Have I understood pedersen commitment correctly?

Question

I want to do a one-sided integer commitment scheme. I.e. the whole process must be non-interactive where I at one point first publicly reveal some data and then at a later time reveal the committed integer which then can be verified.

In the pedersen commitment scheme we have six pieces of data $p$, $c$, $g$, $h$, $x$, $r$. $p$ is the prime order of the group. $c$ is simply $g^x·h^r \bmod p$. $g$ and $h$ are generators of $\mathbb Z_{p\mathbb Z}^*$. $x$ is the committed value and $r$ is a random element.

The scheme would then proceed as follows.

1. We choose a prime $p$ and generators $g$ and $h$. Can this be some fixed elements that are used every time or must we pick new ones for each run? If so, how? $p=2g+1$ would work, but what about $h$?

2. We pick our committed $x$ and generate a random element $r$ in the group.

3. We calculate $c$ and publish $p$, $g$, $h$ and $c$.

4. To reveal, we simply reveal $x$ and $r$, which then can be verified by recalculating $c$.

Would this be a correct implementation or have I misunderstood something?

Answer 1

Yes, $p$, $g$ and $h$ are system parameters. $g$ and $h$ only need to generate large prime subgroups of $\mathbb{F}_p^{*}$, and the equation $p=2g+1$ is not required. (In fact, if I understand what you mean correctly, it does not always suffice as $-1/2$ has the same order as $2$)

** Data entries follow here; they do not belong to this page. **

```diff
@@ -269,10 +270,14 @@
         unit = __shfl(unit, 0);
         int qidx = 0, tidx = 0;
         DirResult R = {0, 0, 0, 0, 0, 0};
+        bool keep_rows = false;
         if (hand) {
             if (unit >= *hand_count) break;
-            const DwHandover h = hand[unit];
+            const bool sorted = *hand_sorted != 0u;
+            const DwHandover h = hand[sorted ? hand_order[unit] : unit];
+            ndealt += sorted ? 1u : 0u;
             unit = h.unit; qidx = h.qidx; tidx = h.tidx; R = h.R;
+            keep_rows = hand_direct != 0;
         } else if (unit >= 2u * (unsigned)n) break;
         const mhip_aln_job jb = jobs[unit >> 1];
         const int right = unit & 1;
@@ -304,8 +309,13 @@
             }
             __builtin_amdgcn_wave_barrier();
             BlockOut o;
-            align_block<false>(S, qblk, tblk, grow, o, ucells, usnake, st);
-            if (o.fallback) { ++nfallback; align_block<true>(S, qblk, tblk, grow, o, ucells, usnake, st); }
+            if (keep_rows) ++ndirect;
+            else {
+                align_block<false>(S, qblk, tblk, grow, o, ucells, usnake, st);
+                if (o.fallback) { ++nfallback; keep_rows = true; }
+            }
+            if (keep_rows) align_block<true>(S, qblk, tblk, grow, o, ucells, usnake, st);
+            keep_rows = false;
             ++nblocks;
             R.blocks += 1;
             if (!o.aligned_or_best || !o.trim_ok) break;
@@ -331,7 +341,9 @@
         atomicAdd(&counters[3], nblocks);
         atomicAdd(&counters[4], cells);
         atomicAdd(&counters[5], snake);
-        atomicAdd(&counters[8], nfallback);
+        atomicAdd(&counters[DW_SLOT_RERUN], nfallback);
+        atomicAdd(&counters[DW_SLOT_DIRECT], ndirect);
+        atomicAdd(&counters[DW_SLOT_DEALT], ndealt);
         atomicAdd(&counters[9], (unsigned long long)st.rows);
         atomicAdd(&counters[10], (unsigned long long)st.fast_rows);
         atomicAdd(&counters[11], (unsigned long long)st.wide_rows);
@@ -339,16 +351,91 @@
     }
 }
 
+#define HO_BINS 64
+#define HO_THREADS 256
+#define HO_MAX 65536
+__global__ __launch_bounds__(HO_THREADS) void dw_hand_order(const DwHandover* __restrict__ hand, const unsigned int* __restrict__ hand_count,
+                                                            const mhip_aln_job* __restrict__ jobs, const mhip_offset_t* __restrict__ roffs,
+                                                            const mhip_offset_t* __restrict__ qoffs, unsigned int max_sorted,
+                                                            uint8_t* __restrict__ keys, unsigned int* __restrict__ order,
+                                                            unsigned int* __restrict__ sorted) {
+    __shared__ uint16_t tc[HO_BINS][HO_THREADS];
+    __shared__ unsigned int bin_first[HO_BINS];
+    const unsigned int cnt = *hand_count;
+    if (cnt < 2u || cnt > max_sorted) return;
+    const int t = (int)threadIdx.x, w = t >> 6, l = t & 63;
+    for (int b = 0; b < HO_BINS; ++b) tc[b][t] = 0;
+#pragma unroll 4
+    for (unsigned int i = t; i < cnt; i += HO_THREADS) {
+        const unsigned int unit = hand[i].unit;
+        const int qidx = hand[i].qidx, tidx = hand[i].tidx;
+        const mhip_aln_job jb = jobs[unit >> 1];
+        int rest = 0;
+        if (jb.qstart >= 0 && jb.sstart >= 0) {
+            const int qsize = qoffs[jb.qid_local].size, tsize = roffs[jb.sid_local].size;
+            rest = (unit & 1u) ? min(qsize - jb.qstart - qidx, tsize - jb.sstart - tidx) : min(jb.qstart - qidx, jb.sstart - tidx);
+        }
+        const int b = HO_BINS - 1 - min(max(rest, 0) >> 10, HO_BINS - 1);
+        keys[i] = (uint8_t)b;
+    }
+    __syncthreads();
+    const unsigned int per = (cnt + HO_THREADS - 1) / HO_THREADS, lo = min(cnt, t * per), hi = min(cnt, lo + per);
+    for (unsigned int i = lo; i < hi; ++i) ++tc[keys[i]][t];
+    __syncthreads();
+    for (int b = w; b < HO_BINS; b += HO_THREADS / 64) {
+        unsigned int c[4], sum = 0;
+        for (int k = 0; k < 4; ++k) { c[k] = tc[b][4 * l + k]; sum += c[k]; }
+        unsigned int incl = sum;
+        for (int o = 1; o < 64; o <<= 1) {
+            const unsigned int v = __shfl_up(incl, o);
+            if (l >= o) incl += v;
+        }
+        unsigned int before = incl - sum;
+        for (int k = 0; k < 4; ++k) { tc[b][4 * l + k] = (uint16_t)before; before += c[k]; }
+        if (l == 63) bin_first[b] = incl;
+    }
+    __syncthreads();
+    if (t < HO_BINS) {
+        const unsigned int cb = bin_first[t];
+        unsigned int incl = cb;
+        for (int o = 1; o < 64; o <<= 1) {
+            const unsigned int v = __shfl_up(incl, o);
+            if (l >= o) incl += v;
+        }
+        bin_first[t] = incl - cb;
+    }
+    __syncthreads();
+    for (unsigned int i = lo; i < hi; ++i) {
+        const int b = keys[i];
+        order[bin_first[b] + tc[b][t]++] = i;
+    }
+    if (t == 0) *sorted = 1u;
+}
+
 int dw_extend_launch(mhip_ctx* c, const mhip_volume* ref, const mhip_volume* reads, const void* d_jobs, int n, DirResult* dres,
-                     const DwHandover* hand, const unsigned int* hand_count, unsigned int* cursor) {
+                     const DwHandover* hand, const unsigned int* hand_count, unsigned int* cursor, unsigned int* hand_sorted) {
     int waves_per_cu = 16;
     if (const char* e = getenv("MECAT_DW_WAVES")) waves_per_cu = std::max(4, std::min(32, atoi(e)));
     const int max_waves = c->num_cus * waves_per_cu;
     const int grid = std::min(max_waves / AL_WAVES, (2 * n + AL_WAVES - 1) / AL_WAVES);
     uint16_t* d_g;
     if (c->scratch("al_rows", sizeof(uint16_t) * GROW_STRIDE * (size_t)max_waves, (void**)&d_g)) return -1;
+    const char* e = getenv("MECAT_DW_HAND_DIRECT");
+    const int hand_direct = hand && !(e && atoi(e) == 0);
+    unsigned int* d_ord = nullptr;
+    if (hand) {
+        e = getenv("MECAT_DW_HAND_SORT_MAX");
+        const size_t max_sorted = std::min<size_t>(e ? (size_t)std::max(0, atoi(e)) : (size_t)HO_MAX, (size_t)HO_MAX);
+        const size_t cap = std::max<size_t>(std::min<size_t>(2 * (size_t)n, max_sorted), 1);
+        uint8_t* d_keys;
+        if (c->scratch("al_handord", sizeof(unsigned int) * cap, (void**)&d_ord)) return -1;
+        if (c->scratch("al_handkey", cap, (void**)&d_keys)) return -1;
+        if (max_sorted >= 2)
+            LAUNCH(c, "dw_hand_order", dw_hand_order, 1, HO_THREADS, 0, hand, hand_count, (const mhip_aln_job*)d_jobs,
+                   (const mhip_offset_t*)ref->d_offs, (const mhip_offset_t*)reads->d_offs, (unsigned int)max_sorted, d_keys, d_ord, hand_sorted);
+    }
     LAUNCH(c, "dw_extend", dw_extend, grid, AL_BLOCK, 0, (const uint32_t*)ref->d_pac, (const mhip_offset_t*)ref->d_offs,
            (const uint32_t*)reads->d_pac, (const mhip_offset_t*)reads->d_offs, (const mhip_aln_job*)d_jobs, n, dres, d_g, cursor,
-           (unsigned long long*)c->d_counters, hand, hand_count);
+           (unsigned long long*)c->d_counters, hand, hand_count, (const unsigned int*)d_ord, (const unsigned int*)hand_sorted, hand_direct);
     return 0;
 }
diff --git a/mecat_amd/csrc/xalign.hip b/mecat_amd/csrc/xalign.hip
--- a/mecat_amd/csrc/xalign.hip
+++ b/mecat_amd/csrc/xalign.hip
@@ -213,7 +213,7 @@
         const int waves = c->num_cus * mode.waves_per_cu;
         HIPCHK(hipMemsetAsync(d_ovf, 0, sizeof(unsigned int), c->stream));
         unsigned int* d_order = nullptr;
-        if (mode.order && xd_order_jobs(c, ref, reads, d_jobs, n, waves, &d_order)) return -1;
+        if (mode.order && aln_order_jobs(c, ref, reads, d_jobs, n, waves, &d_order)) return -1;
         if (xd_launch_ring(c, ref, reads, d_jobs, n, mode.handover, waves, d_dres, d_cur, d_ovf, d_order, &nwide)) return -1;
     }
     if (nwide > 0 || mode.all_wide) {
diff --git a/mecat_amd/csrc/xd_defs.h b/mecat_amd/csrc/xd_defs.h
--- a/mecat_amd/csrc/xd_defs.h
+++ b/mecat_amd/csrc/xd_defs.h
@@ -138,5 +138,3 @@
 __device__ __forceinline__ int xw_shr1(int v, int fill) {
     return __builtin_amdgcn_update_dpp(fill, v, 0x138, 0xf, 0xf, false);
 }
-
-int xd_order_jobs(mhip_ctx* c, const mhip_volume* ref, const mhip_volume* reads, const void* d_jobs, int n, int waves, unsigned int** d_order);
diff --git a/mecat_amd/csrc/xd_order.hip b/mecat_amd/csrc/xd_order.hip
--- a/mecat_amd/csrc/xd_order.hip
+++ /dev/null
@@ -1,73 +0,0 @@
-#include <algorithm>
-
-#include "common.h"
-#include "scan.h"
-#include "xd_defs.h"
-
-#define XO_BINS 64
-__device__ __forceinline__ int xo_bin(const mhip_aln_job& jb, const mhip_offset_t* __restrict__ roffs, const mhip_offset_t* __restrict__ qoffs) {
-    int reach = 0;
-    if (jb.qstart >= 0 && jb.sstart >= 0) {
-        const int qsize = qoffs[jb.qid_local].size, tsize = roffs[jb.sid_local].size;
-        reach = max(min(qsize - jb.qstart, tsize - jb.sstart), min(jb.qstart, jb.sstart));
-    }
-    return XO_BINS - 1 - min(max(reach, 0) >> 10, XO_BINS - 1);
-}
-#define XO_THREADS 256
-template <bool PLACE>
-__global__ __launch_bounds__(XO_THREADS) void xo_order_jobs(const mhip_aln_job* __restrict__ jobs, int n, const mhip_offset_t* __restrict__ roffs,
-                                                          const mhip_offset_t* __restrict__ qoffs, unsigned int* __restrict__ cnt, unsigned int* __restrict__ order) {
-    __shared__ uint16_t tc[XO_BINS][XO_THREADS];
-    __shared__ unsigned int wsum[XO_THREADS / 64];
-    __shared__ unsigned int base;
-    const int t = (int)threadIdx.x, G = (int)gridDim.x;
-    const int per_block = (n + G - 1) / G, b0 = min(n, (int)blockIdx.x * per_block), b1 = min(n, b0 + per_block);
-    const int per = (b1 - b0 + XO_THREADS - 1) / XO_THREADS, lo = min(b1, b0 + t * per), hi = min(b1, lo + per);
-    for (int b = 0; b < XO_BINS; ++b) tc[b][t] = 0;
-    for (int i = lo; i < hi; ++i) ++tc[xo_bin(jobs[i], roffs, qoffs)][t];
-    __syncthreads();
-    unsigned int mypos[XO_BINS];
-#pragma unroll
-    for (int b = 0; b < XO_BINS; ++b) {
-        if (t == 0) base = PLACE ? cnt[(size_t)b * G + blockIdx.x] : 0u;
-        const unsigned int c = tc[b][t];
-        unsigned int incl = c;
-        for (int o = 1; o < 64; o <<= 1) {
-            const unsigned int v = __shfl_up(incl, o);
-            if ((t & 63) >= o) incl += v;
-        }
-        if ((t & 63) == 63) wsum[t >> 6] = incl;
-        __syncthreads();
-        unsigned int before = base;
-        for (int k = 0; k < (t >> 6); ++k) before += wsum[k];
-        mypos[b] = before + incl - c;
-        if (!PLACE && t == XO_THREADS - 1) cnt[(size_t)b * G + blockIdx.x] = before + incl;
-        __syncthreads();
-    }
-    if (!PLACE) return;
-    for (int i = lo; i < hi; ++i) {
-        const int b = xo_bin(jobs[i], roffs, qoffs);
-        unsigned int p = 0;
-#pragma unroll
-        for (int k = 0; k < XO_BINS; ++k) if (k == b) p = mypos[k]++;
-        order[p] = (unsigned int)i;
-    }
-}
-__global__ __launch_bounds__(1024) void xo_scan(unsigned int* __restrict__ cnt, int m) {
-    scan_array_1024<unsigned int>(m, 0u, [&](long long i) { return cnt[i]; }, [&](long long i, unsigned int p) { cnt[i] = p; });
-}
-
-int xd_order_jobs(mhip_ctx* c, const mhip_volume* ref, const mhip_volume* reads, const void* d_jobs, int n, int waves, unsigned int** d_order) {
-    *d_order = nullptr;
-    if ((size_t)n <= (size_t)waves) return 0;
-    const int G = (int)std::min<size_t>((size_t)c->num_cus, ((size_t)n + 4095) / 4096 + 1);
-    unsigned int *d_cnt, *d_ord;
-    if (c->scratch("xo_cnt", sizeof(unsigned int) * XO_BINS * (size_t)G, (void**)&d_cnt)) return -1;
-    if (c->scratch("xo_order", sizeof(unsigned int) * (size_t)n, (void**)&d_ord)) return -1;
-    if ((size_t)n / ((size_t)G * XO_THREADS) >= 65535) return 0;
-    LAUNCH(c, "xo_count", xo_order_jobs<false>, G, XO_THREADS, 0, (const mhip_aln_job*)d_jobs, n, (const mhip_offset_t*)ref->d_offs, (const mhip_offset_t*)reads->d_offs, d_cnt, d_ord);
-    LAUNCH(c, "xo_scan", xo_scan, 1, 1024, 0, d_cnt, XO_BINS * G);
-    LAUNCH(c, "xo_place", xo_order_jobs<true>, G, XO_THREADS, 0, (const mhip_aln_job*)d_jobs, n, (const mhip_offset_t*)ref->d_offs, (const mhip_offset_t*)reads->d_offs, d_cnt, d_ord);
-    *d_order = d_ord;
-    return 0;
-}
```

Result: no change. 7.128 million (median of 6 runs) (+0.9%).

It is important that $g$ and $h$ not be related by a known equation of the form $g=h^k$, because in that case the commitment is easily forgeable. One solution is to fix $g$ and $h$ to be small integers, and verify they have large prime order modulo some prime $p$.

Answer 2

r can only be reused by coincidence (i.e., it must be selected independently each time).
There is not problem with giving multiple commitments to the same x.
In the following, p will be the modulus and q will be the order of the group.

Definition: $\:$ range(n) is the set of non-negative integers that are less than n


The following conditions guarantee the perfect hiding property:

p and q must be primes such that $\:p-1\:$ is a multiple of q.
g and h must satisfy $\: \operatorname{mod}\left(g^{\hspace{.01 in}q},p\right) = \operatorname{mod}\left(h^{\hspace{.01 in}q},p\right) = 1 \neq \operatorname{mod}(h,p) \;\;$.
r must be generated as a random element of range(q).


The following conditions are for the computational binding property:

p and q must be odd primes such that $\:p-1\:$ is a multiple of q. $\;\;$ Set $\: j = \frac{p-1}q \;$. $\;\;$ For k the security parameter, q should be bigger than $2^{\hspace{.005 in}2\cdot k}$ and p should be about the size of an RSA modulus (for the
same security parameter). $\;\;$ I'm not aware of any way for an adversarial committer to benefit from
being able to choose the particular p and q. $\:$ I'm also not aware of any argument that there is no
way for an adversarial committer to benefit from that. $\:$ h must be determined before u is generated.
Next, generate u as a random element of range(p-3) and then set $\: g = \operatorname{mod}\left((2+u)^{\hspace{.02 in}j},p\right) \;$.
(It does not matter whether or not u gets revealed.) $\:$ Finally, x must be an element of range(q).

My understanding of how to generate p and q is to either

find an odd prime q and then search for even j such that $\:\left(\hspace{.02 in}j\hspace{-0.03 in}\cdot \hspace{-0.03 in}q\right)+1\:$ is prime
or
choose j to be even, then search for odd q such that q and $\:\left(\hspace{.02 in}j\hspace{-0.03 in}\cdot \hspace{-0.03 in}q\right)+1\:$ are both prime

although I think there's no useful proven bound on the
average amount of time either of those methods would take.


At least heuristically, $\:\operatorname{mod}\left(2^{\hspace{.02 in}j},p\right)\:$ is highly likely to satisfy the conditions required for h.
If it does, then I think it would be the canonical value of h. $\;\;$ If it doesn't, then I would recommend
trying values v in range(p-5) until $\:\operatorname{mod}\left((3+v)^{\hspace{.02 in}j},p\right)\:$ satisfies the conditions required for h.
When v is sampled randomly from range(p-5), the probability that
$\operatorname{mod}\left((3+v)^{\hspace{.02 in}j},p\right)\:$ does not satisfy those conditions is less than $\:\frac1q\:$.